> [What the task asks]
In the data below, one line contains "for (int u = 0;" and a later one contains "if (a.epi_old) return false;". Print both, with every line between them, exactly and alone.

> [Extracted records]
□ □ □ □

__device__ __forceinline__ float s2f_row16_sum(float v) {
    v += __builtin_bit_cast(float, __builtin_amdgcn_update_dpp(0, __builtin_bit_cast(int, v), 0xB1, 0xf, 0xf, false));
    v += __builtin_bit_cast(float, __builtin_amdgcn_update_dpp(0, __builtin_bit_cast(int, v), 0x4E, 0xf, 0xf, false));
    v += __builtin_bit_cast(float, __builtin_amdgcn_update_dpp(0, __builtin_bit_cast(int, v), 0x141, 0xf, 0xf, false));
    v += __builtin_bit_cast(float, __builtin_amdgcn_update_dpp(0, __builtin_bit_cast(int, v), 0x140, 0xf, 0xf, false));
    return v;
}

constexpr int S2F_XB = 256 * 128;
constexpr int S2F_WB = 64 * 128;
constexpr int S2F_BUF = S2F_XB + 4 * S2F_WB;
constexpr size_t S2F_LOOP_LDS = (size_t)2 * S2F_BUF;
constexpr size_t S2F_EPI_LDS = (size_t)256 * 512 + 256 * sizeof(int) + (size_t)4 * 2 * 64 * sizeof(float);
constexpr size_t S2F_LDS = S2F_LOOP_LDS > S2F_EPI_LDS ? S2F_LOOP_LDS : S2F_EPI_LDS;

__global__ void __launch_bounds__(512) conv_s2f_kernel(const S2fArgs sa) {
    const ConvArgs &a = sa.a;
    extern __shared__ __attribute__((aligned(16))) char smem_raw[];
    lds_char_t *lds = (lds_char_t *)smem_raw;

    const int tid = threadIdx.x, lane = tid & 63;
    const int wave = __builtin_amdgcn_readfirstlane(tid >> 6);
    const int wm = wave & 3, wn = wave >> 2;
    const int bid = xcd_remap(blockIdx.x, gridDim.x);
    const int tn = bid % a.tiles_n, tm = bid / a.tiles_n;
    const int nch = a.Ci >> 6;
    const int NO = sa.n_off;
    const int T = nch * NO;

    const int lrow = lane >> 3, lcp = lane & 7;
    const int HWq = a.Hq * a.Wq;
    const bf16_t *in = reinterpret_cast<const bf16_t *>(a.in);
    const bf16_t *zero = reinterpret_cast<const bf16_t *>(g_s2f_zero_page);
    const bf16_t *x_ptr[4];
    unsigned x_mask[4];
#pragma unroll
    for (int i = 0; i < 4; ++i) {
        const int s = (wave * 4 + i) * 8 + lrow;
// ... 26 lines not shown
                                             (__attribute__((address_space(3))) void *)(lds + buf + (wave * 4 + i) * 1024), 16, 0, 0);
        }
#pragma unroll
        for (int p = 0; p < 4; ++p) {
            const int kb = sa.user_k[o][p];
            if (kb >= 0)
                __builtin_amdgcn_global_load_lds((const __attribute__((address_space(1))) void *)(w_ptr + kb + c * 64),
                                                 (__attribute__((address_space(3))) void *)(lds + buf + S2F_XB + p * S2F_WB + wave * 1024), 16, 0, 0);
        }
    };

    const int lr = lane & 31, lh = lane >> 5;
    const int ax = (wm * 64 + lr) * 128 + ((lh ^ ((lr >> 1) & 7)) << 4);
    const int aw = S2F_XB + (wn * 32 + lr) * 128 + ((lh ^ ((lr >> 1) & 7)) << 4);

    f32x16_t acc[4][2];
#pragma unroll
    for (int p = 0; p < 4; ++p)
#pragma unroll
        for (int j = 0; j < 2; ++j)
#pragma unroll
            for (int r = 0; r < 16; ++r) acc[p][j][r] = 0.f;

    if (T > 0) stage(0);
    for (int u = 0; u < T; ++u) {
        asm volatile("s_waitcnt vmcnt(0)\n\ts_barrier" ::: "memory");
        if (u + 1 < T) stage(u + 1);
        const int c = u / NO, o = u - c * NO;
        (void)c;
        const int buf = (u & 1) * S2F_BUF;
        bf16x8_t xf[4][2];
#pragma unroll
        for (int s = 0; s < 4; ++s)
#pragma unroll
            for (int j = 0; j < 2; ++j) xf[s][j] = *reinterpret_cast<lds_frag_t *>(lds + buf + (ax ^ (s << 5)) + j * 4096);
#pragma unroll
        for (int p = 0; p < 4; ++p) {
            if (sa.user_k[o][p] < 0) continue;
            bf16x8_t wf[4];
#pragma unroll
            for (int s = 0; s < 4; ++s) wf[s] = *reinterpret_cast<lds_frag_t *>(lds + buf + p * S2F_WB + (aw ^ (s << 5)));
#pragma unroll
            for (int s = 0; s < 4; ++s)
#pragma unroll
                for (int j = 0; j < 2; ++j) acc[p][j] = dl_mfma32(wf[s], xf[s][j], acc[p][j]);
        }
    }
    asm volatile("s_waitcnt vmcnt(0) lgkmcnt(0)" ::: "memory");
    __syncthreads();

    lds_char_t *tile = lds;
    __attribute__((address_space(3))) int *rowtab = reinterpret_cast<__attribute__((address_space(3))) int *>(lds + 256 * 512);
    __attribute__((address_space(3))) float *red = reinterpret_cast<__attribute__((address_space(3))) float *>(lds + 256 * 512 + 256 * 4);
    const bool want_stats = a.stats_part != nullptr;
    if (tid < 256) {
        const int m = tm * 256 + tid;
        int opix = -1;
        if (m < a.Mtot) {
            const int n = m / HWq, rem = m - n * HWq;
            const int hq = rem / a.Wq, wq = rem - hq * a.Wq;
            opix = (n * a.Ho + 2 * hq) * a.Wo + 2 * wq;
        }
        rowtab[tid] = opix;
    }
    bool live[2];
#pragma unroll
    for (int j = 0; j < 2; ++j) live[j] = tm * 256 + wm * 64 + j * 32 + lr < a.Mtot;
#pragma unroll
// ... 88 lines not shown
    if (a.epi_old) return false;
    const char *env = dl_switch(DL_SW_CONV_S2F);
    if (a.Mtot < 65536 && !(env && env[0] == '2')) return false;
    int ndist = 0;
    int16_t seen[S2F_MAX_OFF + 1];
    for (int t = 0; t < a.phase_tap_begin[4]; ++t) {
        bool dup = false;
        for (int i = 0; i < ndist; ++i) dup |= seen[i] == a.taps[t];
        if (!dup) {
            if (ndist == S2F_MAX_OFF) return false;
            seen[ndist++] = a.taps[t];
        }
    }
    for (int p = 0; p < 4; ++p)
        for (int t = a.phase_tap_begin[p]; t < a.phase_tap_begin[p + 1]; ++t)
            for (int t2 = t + 1; t2 < a.phase_tap_begin[p + 1]; ++t2)
                if (a.taps[t] == a.taps[t2]) return false;
    return ndist > 0;
}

□ □ □ □

> [Exercise output]
    for (int u = 0; u < T; ++u) {
        asm volatile("s_waitcnt vmcnt(0)\n\ts_barrier" ::: "memory");
        if (u + 1 < T) stage(u + 1);
        const int c = u / NO, o = u - c * NO;
        (void)c;
        const int buf = (u & 1) * S2F_BUF;
        bf16x8_t xf[4][2];
#pragma unroll
        for (int s = 0; s < 4; ++s)
#pragma unroll
            for (int j = 0; j < 2; ++j) xf[s][j] = *reinterpret_cast<lds_frag_t *>(lds + buf + (ax ^ (s << 5)) + j * 4096);
#pragma unroll
        for (int p = 0; p < 4; ++p) {
            if (sa.user_k[o][p] < 0) continue;
            bf16x8_t wf[4];
#pragma unroll
            for (int s = 0; s < 4; ++s) wf[s] = *reinterpret_cast<lds_frag_t *>(lds + buf + p * S2F_WB + (aw ^ (s << 5)));
#pragma unroll
            for (int s = 0; s < 4; ++s)
#pragma unroll
                for (int j = 0; j < 2; ++j) acc[p][j] = dl_mfma32(wf[s], xf[s][j], acc[p][j]);
        }
    }
    asm volatile("s_waitcnt vmcnt(0) lgkmcnt(0)" ::: "memory");
    __syncthreads();

    lds_char_t *tile = lds;
    __attribute__((address_space(3))) int *rowtab = reinterpret_cast<__attribute__((address_space(3))) int *>(lds + 256 * 512);
    __attribute__((address_space(3))) float *red = reinterpret_cast<__attribute__((address_space(3))) float *>(lds + 256 * 512 + 256 * 4);
    const bool want_stats = a.stats_part != nullptr;
    if (tid < 256) {
        const int m = tm * 256 + tid;
        int opix = -1;
        if (m < a.Mtot) {
            const int n = m / HWq, rem = m - n * HWq;
            const int hq = rem / a.Wq, wq = rem - hq * a.Wq;
            opix = (n * a.Ho + 2 * hq) * a.Wo + 2 * wq;
        }
        rowtab[tid] = opix;
    }
    bool live[2];
#pragma unroll
    for (int j = 0; j < 2; ++j) live[j] = tm * 256 + wm * 64 + j * 32 + lr < a.Mtot;
#pragma unroll
// ... 88 lines not shown
    if (a.epi_old) return false;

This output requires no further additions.